但問題就是,一陳景楓那邊不能允許沒有雲雀,二則是,他們一條繩子上的螞蚱,就算想放棄,也不能這麽直白的說。

雲雀能感受的到柳錦芸的糾結,可他此時沒有任何辦法。

這麽多年來,他隻幫柳錦芸做過這樣過分的事情,其餘的那些貴人們,雖然各有陰私,但還不至於壞成這樣。

半晌後,柳錦芸方柔和了臉色道:“雲雀大師開口,我怎麽能不滿足?您對住處有什麽需求?我現在就去幫您找。”

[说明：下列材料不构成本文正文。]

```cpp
typedef struct {
  int use_log1p; float mean; float inv_std;
  int use_variance; int variance_before; int mode_neighbor; int relative; int compress; float epsilon;
} dd_feature_params;
int dd_prepare_feature(const float* src, int cs, float* dst, int ldd, const dd_feature_params* fp, int B, int H, int W, dd_stream stream);

typedef struct { const float* src; int pixel_stride; int batch_stride_pixels; int nch; int dst_ch; } dd_gather_entry;
int dd_gather_input(const dd_gather_entry* table, int n_tuples, int n_entries, void* dst, int ld, int c_pad,
                    int B, int H, int W, int dtype, dd_stream stream);
// ... 185 lines not shown
```

Baseline: 15340 tiles/s.

## Handle 65-96 output channels in one transposed-conv backward launch

Adds a three-chunk variant of the transposed-conv backward kernel. It stages 96 dy channels in LDS, with an extra half-size dy buffer and a new address mapping, so layers with up to 96 output channels run in a single launch instead of two 64-channel passes. This removes the second pass's re-read of x and dx, along with its read-modify-write accumulate, at the cost of more LDS per block and possibly lower occupancy. The wait counts and the DMA layout are reworked to match.

```diff
diff --git a/deepdenoiser_amd/csrc/dd_convt.hip b/deepdenoiser_amd/csrc/dd_convt.hip
--- a/deepdenoiser_amd/csrc/dd_convt.hip
+++ b/deepdenoiser_amd/csrc/dd_convt.hip
@@ -20,7 +20,7 @@
 constexpr int CT_X_SLICE = CT_T * CT_T * DD_LDS_ROW;
 constexpr int CT_X_BYTES = 2 * CT_X_SLICE;
 constexpr int CT_Y_BYTES = 4 * CT_T * CT_T * DD_LDS_ROW;
-constexpr int CT_BWD_BUF = CT_Y_BYTES + CT_X_BYTES;
+constexpr int CT_Y2_BYTES = CT_Y_BYTES / 2;
 constexpr int CT_FWD_BUF = CT_X_BYTES;
 
 __device__ __forceinline__ void ct_dma_1k(const void* gptr, unsigned lds_addr) {
@@ -59,11 +59,11 @@
   const char* src = reinterpret_cast<const char*>(a.x) + (((long)t.b * a.H + t.i0 + row) * a.W + t.j0 + r) * a.ldx * 2 + ch * 2;
   ct_dma_1k(ok ? src : reinterpret_cast<const char*>(&dd_zero16_v), lds + xc * 1024);
 }
-template <int NSD>
+template <bool HI>
 __device__ __forceinline__ void ct_dma_y(const CtP& a, const CtTile& t, int c, unsigned lds, int lane) {
   const int r = lane >> 3, ls = (lane & 7) ^ r;
-  const int sd = c / (32 / NSD), cc = c % (32 / NSD);
-  const int row = cc >> 1, col = (cc & 1) * 8 + r, ch = sd * 64 + ls * 8;
+  const int pd = HI ? c * 8 + r + (ls >> 2) * 128 : c * 8 + r;
+  const int row = pd >> 4, col = pd & 15, ch = HI ? 64 + (ls & 3) * 8 : ls * 8;
   const int gy = 2 * t.i0 + row, gx = 2 * t.j0 + col;
   const bool ok = t.live && ch < a.coutv && gy < 2 * a.H && gx < 2 * a.W;
   const char* src = reinterpret_cast<const char*>(a.y) + (((long)t.b * 2 * a.H + gy) * 2 * a.W + gx) * a.ldy * 2 + (a.co_off + ch) * 2;
@@ -162,11 +162,12 @@
   asm volatile("v_mfma_f32_16x16x32_f16 %0, %1, %2, %0" : "+v"(acc) : "v"(av), "v"(bv));
 }
 
-template <typename T, int NSD, bool MASK, bool ACCUM>
+template <typename T, int NCO, bool MASK, bool ACCUM>
 __global__ __launch_bounds__(512) void convt_bwd_kernel(const CtP a) {
   extern __shared__ __attribute__((aligned(1024))) char smem[];
-  constexpr int TH = CT_T / NSD, NG = TH / 2, KC = 2 * NSD, JW = 2 * NSD, KS = TH / 4;
-  constexpr int Y_SLICE = CT_Y_BYTES / NSD, X_SLICE = CT_T * TH * DD_LDS_ROW, BUF = CT_Y_BYTES + 2 * X_SLICE;
+  static_assert(NCO == 2 || NCO == 3, "two or three 32-channel chunks of dy");
+  constexpr int TH = CT_T, NG = TH / 2, KC = NCO, JW = NCO, KS = TH / 4;
+  constexpr int Y_BYTES = CT_Y_BYTES + (NCO == 3 ? CT_Y2_BYTES : 0), X_SLICE = CT_X_SLICE, BUF = Y_BYTES + CT_X_BYTES;
   const int tid = threadIdx.x, lane = tid & 63, wave = __builtin_amdgcn_readfirstlane(tid >> 6);
   const int li = lane & 15, q = lane >> 4;
   const unsigned lds_base = (unsigned)(uintptr_t)(__attribute__((address_space(3))) char*)smem;
@@ -193,7 +194,7 @@
     const int pd = (2 * (li >> 3) + (t >> 1)) * 16 + 2 * (li & 7) + (t & 1);
     db[t] = lds_base + pd * DD_LDS_ROW + ((q ^ (pd & 7)) << 4);
   }
-  const unsigned mb = lds_base + CT_Y_BYTES + (wave >> 2) * X_SLICE + li * DD_LDS_ROW + ((((wave & 3) * 2 + (q >> 1)) ^ (li & 7)) << 4) + (q & 1) * 8;
+  const unsigned mb = lds_base + Y_BYTES + (wave >> 2) * X_SLICE + li * DD_LDS_ROW + ((((wave & 3) * 2 + (q >> 1)) ^ (li & 7)) << 4) + (q & 1) * 8;
   const int c4 = wave * 16 + q * 4;
   T* __restrict__ DX = reinterpret_cast<T*>(a.out);
 
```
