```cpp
private:
    m0_net_cfg cfg_;
    int device_;
    hipStream_t stream_ = nullptr;
    struct Switches { bool fuse_tail = true, fuse_attn = true; } sw_;
    struct Plan {
        bool fuse_tail = false;
        bool fuse_attn = false;
        bool gn_small = false;
        int act = 0, vact = 0;
        int first_bn1 = -1;
    } plan_;
    bool finalized_ = false;
    size_t nparams_ = 0;
    std::map<std::string, HostTensor> sd_;
    std::vector<void*> dev_allocs_;
    std::vector<size_t> dev_sizes_;
    std::vector<void*> ws_allocs_;

    int C_ = 0, Cs_ = 0 ;
    int Cp_ = 0;
    PackedGemm stem_;
    NormParams stem_n_;
    float* posenc_ = nullptr;
    PackedGemm pst_, inter_;
    NormParams pst_n_, inter_n_;
    std::vector<ResBlockW> res_;
    std::vector<AttnW> att_;
    std::vector<TowerLayer> tower_;
    PackedGemm ph_conv_, pfc1_, pfc2_;
    PackedGemm hv_;
    NormParams hv_n_;
    NormParams ph_n_;
    float logit_scale_ = 1.f;
    PackedGemm vh0_, vh3_, vfc1_, vfc2_, vgate_, vfc3_;
    NormParams vh1_n_, vh4_n_;
    std::vector<SslHeadW> ssl_;
    uint64_t* mask_dev_ = nullptr;

    bool profile_ = false;
    std::vector<hipEvent_t> pev_;
    std::vector<double> pflop_;
    std::vector<char> ptail_;
    size_t pev_used_ = 0;
    double prof_ms_ = 0, prof_flop_ = 0, prof_tail_ms_ = 0;
    long prof_launches_ = 0, prof_tail_launches_ = 0;

    int wsB_ = 0, wsM_ = 0;
    _Float16 *X0_ = nullptr, *XA_ = nullptr, *XB_ = nullptr, *T1_ = nullptr, *T2_ = nullptr, *QKV_ = nullptr,
             *O_ = nullptr, *AA_ = nullptr;
    float *S1_ = nullptr, *S2_ = nullptr, *G_ = nullptr;
    _Float16 *PH_ = nullptr, *PH2_ = nullptr, *VH_ = nullptr, *VH2_ = nullptr, *F1_ = nullptr, *F2_ = nullptr,
             *F3_ = nullptr, *F4_ = nullptr, *SH_ = nullptr, *SH2_ = nullptr, *SO_ = nullptr;
    float* VAL_ = nullptr;
    float* SPK_ = nullptr;

    const HostTensor* get(const std::string& k, std::string& err);
    int pack_gemm(PackedGemm& g, const std::string& wkey, const std::string& bkey, int taps, int Cin_real,
                  int Cin_pad, int N_real, int N_pad, int k_perm_ch, std::string& err, int qkv_heads = 0,
                  int qkv_heads_pad = 0);
    int pack_attn_block(AttnW& a, const std::string& prefix, std::string& err);
    int pack_chess_features(std::string& err);
    int pack_se(ResBlockW& r, const std::string& prefix, std::string& err);
    int pack_attn(AttnW& a, bool skip, const std::string& prefix, std::string& err);
    void upload_attn_mask();
    int pack_joint_head(std::string& err);
    int pack_ssl_heads(std::string& err);
    void make_plan();
    int upload_norm(NormParams& n, const std::string& prefix, int C_real, int C_pad, std::string& err);
    float* upload_f32(const std::vector<float>& v);
    void* dalloc(size_t bytes, bool ws);
    const NormParams* bn1(int res_index) const { return res_index < 0 ? nullptr : &res_[res_index].bn1; }
    template <class Launch>
    hipError_t profiled(bool on, hipStream_t st, double flop, bool tail, Launch&& launch);
    hipError_t run_gemm(const PackedGemm& g, GemmArgs a, hipStream_t st);
    hipError_t conv_norm_act(const PackedGemm& g, const NormParams& n, const _Float16* in, _Float16* out, _Float16* scratch,
                             int Mrows, hipStream_t st, const ConvNormOpts& o = ConvNormOpts());
    hipError_t se_gate(const ResBlockW& r, const float* stats, int boards, hipStream_t st);
};
```

### matrix0_amd/csrc/net.hip

```cpp
#include "net.h"
#include <math.h>
#include <string.h>
#include <algorithm>
#include <stdlib.h>

static inline int ceil_to(int v, int m) { return (v + m - 1) / m * m; }

static const char* kSslNames[5] = {"piece", "threat", "pin", "fork", "control"};
static const int kSslOut[5] = {13, 1, 1, 1, 3};

const char* Net::check_supported(const m0_net_cfg& c) {
    if (!c.norm_group) return "HIP path supports norm='group' only (BatchNorm configs are not built)";
    if (!c.preact) return "HIP path supports preact=true only";
    if (c.channels % 32 != 0 || c.channels < 32 || c.channels > 384) return "channels must be a multiple of 32 in [32,384]";
    if (c.planes < 1 || c.planes > 32) return "planes must be in [1,32]";
    if (c.attention && (c.attention_heads <= 0 || c.channels % c.attention_heads != 0 ||
                        c.channels / c.attention_heads != 16))
        return "attention head_dim (channels/attention_heads) must be 16";
    if (c.activation != M0_ACT_SILU && c.activation != M0_ACT_RELU) return "activation must be silu or relu";
    if (c.blocks < 1) return "blocks must be >= 1";
    if (c.policy_factor_rank < 0) return "policy_factor_rank must be >= 0";
    if (c.self_supervised && c.ssl_tasks && (c.channels / 2) % 16 != 0) return "ssl heads need channels/2 % 16 == 0";
    return nullptr;
}

Net::Net(const m0_net_cfg& cfg, int device, hipStream_t stream) : cfg_(cfg), device_(device), stream_(stream) {
    auto off = [](const char* name) { const char* e = getenv(name); return e && e[0] == '0'; };
    sw_.fuse_tail = !off("M0_FUSE_TAIL");
    sw_.fuse_attn = !off("M0_FUSE_ATTN");
    C_ = cfg.channels;
    Cp_ = (C_ > 256 && C_ < 320) ? 320 : C_;
    Cs_ = ceil_to(std::max(16, C_ / 2), 32);
    int k = cfg.attention_every_k;
    int stride = std::max(1, cfg.infer_attention_stride);
    int att_seen = 0;
    for (int i = 0; i < cfg.blocks; ++i) {
        tower_.push_back({0, (int)res_.size(), false});
        res_.emplace_back();
        if (cfg.attention && k > 0 && (i % k) == (k - 1)) {
            ++att_seen;
            bool skip = stride > 1 && (att_seen % stride) != 0;
            tower_.push_back({1, (int)att_.size(), skip});
            att_.emplace_back();
        }
    }
}

Net* Net::shared_view(hipStream_t stream) const {
    Net* v = new Net(*this);
    v->stream_ = stream;
    v->dev_allocs_.clear(); v->dev_sizes_.clear();
    v->ws_allocs_.clear(); v->wsB_ = 0; v->wsM_ = 0;
    v->sd_.clear();
    v->pev_.clear(); v->pflop_.clear(); v->ptail_.clear(); v->pev_used_ = 0; v->profile_ = false;
    v->prof_ms_ = v->prof_flop_ = v->prof_tail_ms_ = 0; v->prof_launches_ = v->prof_tail_launches_ = 0;
    return v;
}

Net::~Net() {
    for (hipEvent_t e : pev_) (void)hipEventDestroy(e);
    for (void* p : dev_allocs_) (void)hipFree(p);
    for (void* p : ws_allocs_) (void)hipFree(p);
}

void* Net::dalloc(size_t bytes, bool ws) {
    void* p = nullptr;
    if (bytes == 0) bytes = 16;
    if (hipMalloc(&p, bytes) != hipSuccess) return nullptr;
    (void)hipMemsetAsync(p, 0, bytes, stream_);
    if (!ws) (void)hipStreamSynchronize(stream_);
    (ws ? ws_allocs_ : dev_allocs_).push_back(p);
    if (!ws) dev_sizes_.push_back(bytes);
    return p;
}

float* Net::upload_f32(const std::vector<float>& v) {
    float* d = (float*)dalloc(v.size() * 4, false);
    if (d && !v.empty()) (void)hipMemcpy(d, v.data(), v.size() * 4, hipMemcpyHostToDevice);
    return d;
}

int Net::load(const char* name, const void* data, int dtype, const int64_t* shape, int ndim, std::string& err) {
    if (finalized_) { err = "weights already finalized"; return M0_ERR_STATE; }
    if (!name || (!data && ndim >= 0)) { err = "null argument"; return M0_ERR_INVALID; }
    HostTensor t;
    size_t n = 1;
    for (int i = 0; i < ndim; ++i) { t.shape.push_back(shape[i]); n *= (size_t)shape[i]; }
    t.data.resize(n);
    if (dtype == 0) memcpy(t.data.data(), data, n * 4);
    else if (dtype == 1) {
        const _Float16* h = (const _Float16*)data;
        for (size_t i = 0; i < n; ++i) t.data[i] = (float)h[i];
    } else { err = "dtype must be 0 (f32) or 1 (f16)"; return M0_ERR_INVALID; }
    std::string key(name);
    if (cfg_.policy_factor_rank > 0 && key.rfind("policy_fc.", 0) == 0) key = "policy_fc1." + key.substr(10);
    sd_[key] = std::move(t);
    return M0_OK;
}

const HostTensor* Net::get(const std::string& k, std::string& err) {
    auto it = sd_.find(k);
    if (it == sd_.end()) { err = "missing state-dict key: " + k; return nullptr; }
    return &it->second;
}

int Net::pack_gemm(PackedGemm& g, const std::string& wkey, const std::string& bkey, int taps, int Cin_real,
                   int Cin_pad, int N_real, int N_pad, int k_perm_ch, std::string& err, int qkv_heads, int qkv_heads_pad) {
    const HostTensor* w = get(wkey, err);
    if (!w) return M0_ERR_INVALID;
    size_t expect = (size_t)N_real * Cin_real * taps;
    if (w->data.size() != expect) { err = "shape mismatch for " + wkey; return M0_ERR_INVALID; }
    nparams_ += expect;
    const int KC = conv_gemm_kc(Cin_pad, N_pad);
    const int nchunk = Cin_pad / KC;
    const bool pp = KC == 64 && taps == 9;
    const int nblk = N_pad / 320;
    std::vector<_Float16> p((size_t)taps * Cin_pad * N_pad, (_Float16)0.f);
    for (int nr = 0; nr < N_real; ++nr)
        for (int k = 0; k < Cin_real; ++k)
            for (int t = 0; t < taps; ++t) {
                float v = w->data[((size_t)nr * Cin_real + k) * taps + t];
                int n = nr;
                if (qkv_heads > 0) {
                    const int d = nr % 16, th = nr / 16, hh = th % qkv_heads, tt = th / qkv_heads;
                    n = (tt * qkv_heads_pad + hh) * 16 + d;
                }
                int kk = k;
                if (k_perm_ch > 0) {
                    int c = k / 64, sq = k % 64;
                    kk = sq * k_perm_ch + c;
                }
                int chunk = kk / KC, kc = kk % KC;
                if (pp) {
                    const int kt = chunk * 9 + t, by = n / 320, nl = n % 320, h = kc >> 5, k32 = kc & 31;
                    const int kx = (((k32 >> 3) ^ ((4 - ((nl >> 2) & 3)) & 3)) << 3) | (k32 & 7);
                    p[((((size_t)kt * nblk + by) * 2 + h) * 320 + nl) * 32 + kx] = (_Float16)v;
                    continue;
                }
                if (KC == 64)
                    kc = (((kc >> 3) ^ ((n >> 1) & 7)) << 3) | (kc & 7);
                p[(((size_t)t * nchunk + chunk) * N_pad + n) * KC + kc] = (_Float16)v;
            }
    g.w = (_Float16*)dalloc(p.size() * 2, false);
    if (!g.w) { err = "hipMalloc failed"; return M0_ERR_HIP; }
    (void)hipMemcpy(g.w, p.data(), p.size() * 2, hipMemcpyHostToDevice);
    g.taps = taps; g.Cin = Cin_pad; g.N = N_pad; g.pp = pp;
    g.bias = nullptr;
    if (!bkey.empty()) {
        const HostTensor* b = get(bkey, err);
        if (!b) return M0_ERR_INVALID;
        if ((int)b->data.size() != N_real) { err = "shape mismatch for " + bkey; return M0_ERR_INVALID; }
        nparams_ += N_real;
        std::vector<float> bp(N_pad, 0.f);
        std::copy(b->data.begin(), b->data.end(), bp.begin());
        g.bias = upload_f32(bp);
    }
    return M0_OK;
}
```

雲雀暗地裏鬆了口氣,“人多點的地方吧,就算人不錯,牲畜多一點的也行,還有,一定要快。”

他很害怕為陳景辭做事那人現在就找上他。

就他現在的實力,在那人手上一招都走不下來。

柳錦芸並不知道這話是什麽意思,等她之後意識到後果嚴重時,已經晚了。

第二天一大早,雲雀就被柳錦芸派來的人接走了。

薑出雲拿著匕首過來,跟那馬車走了個正好錯過。

她轉頭看著那馬車,不知為何,她感受到了一股十分不詳的氣息。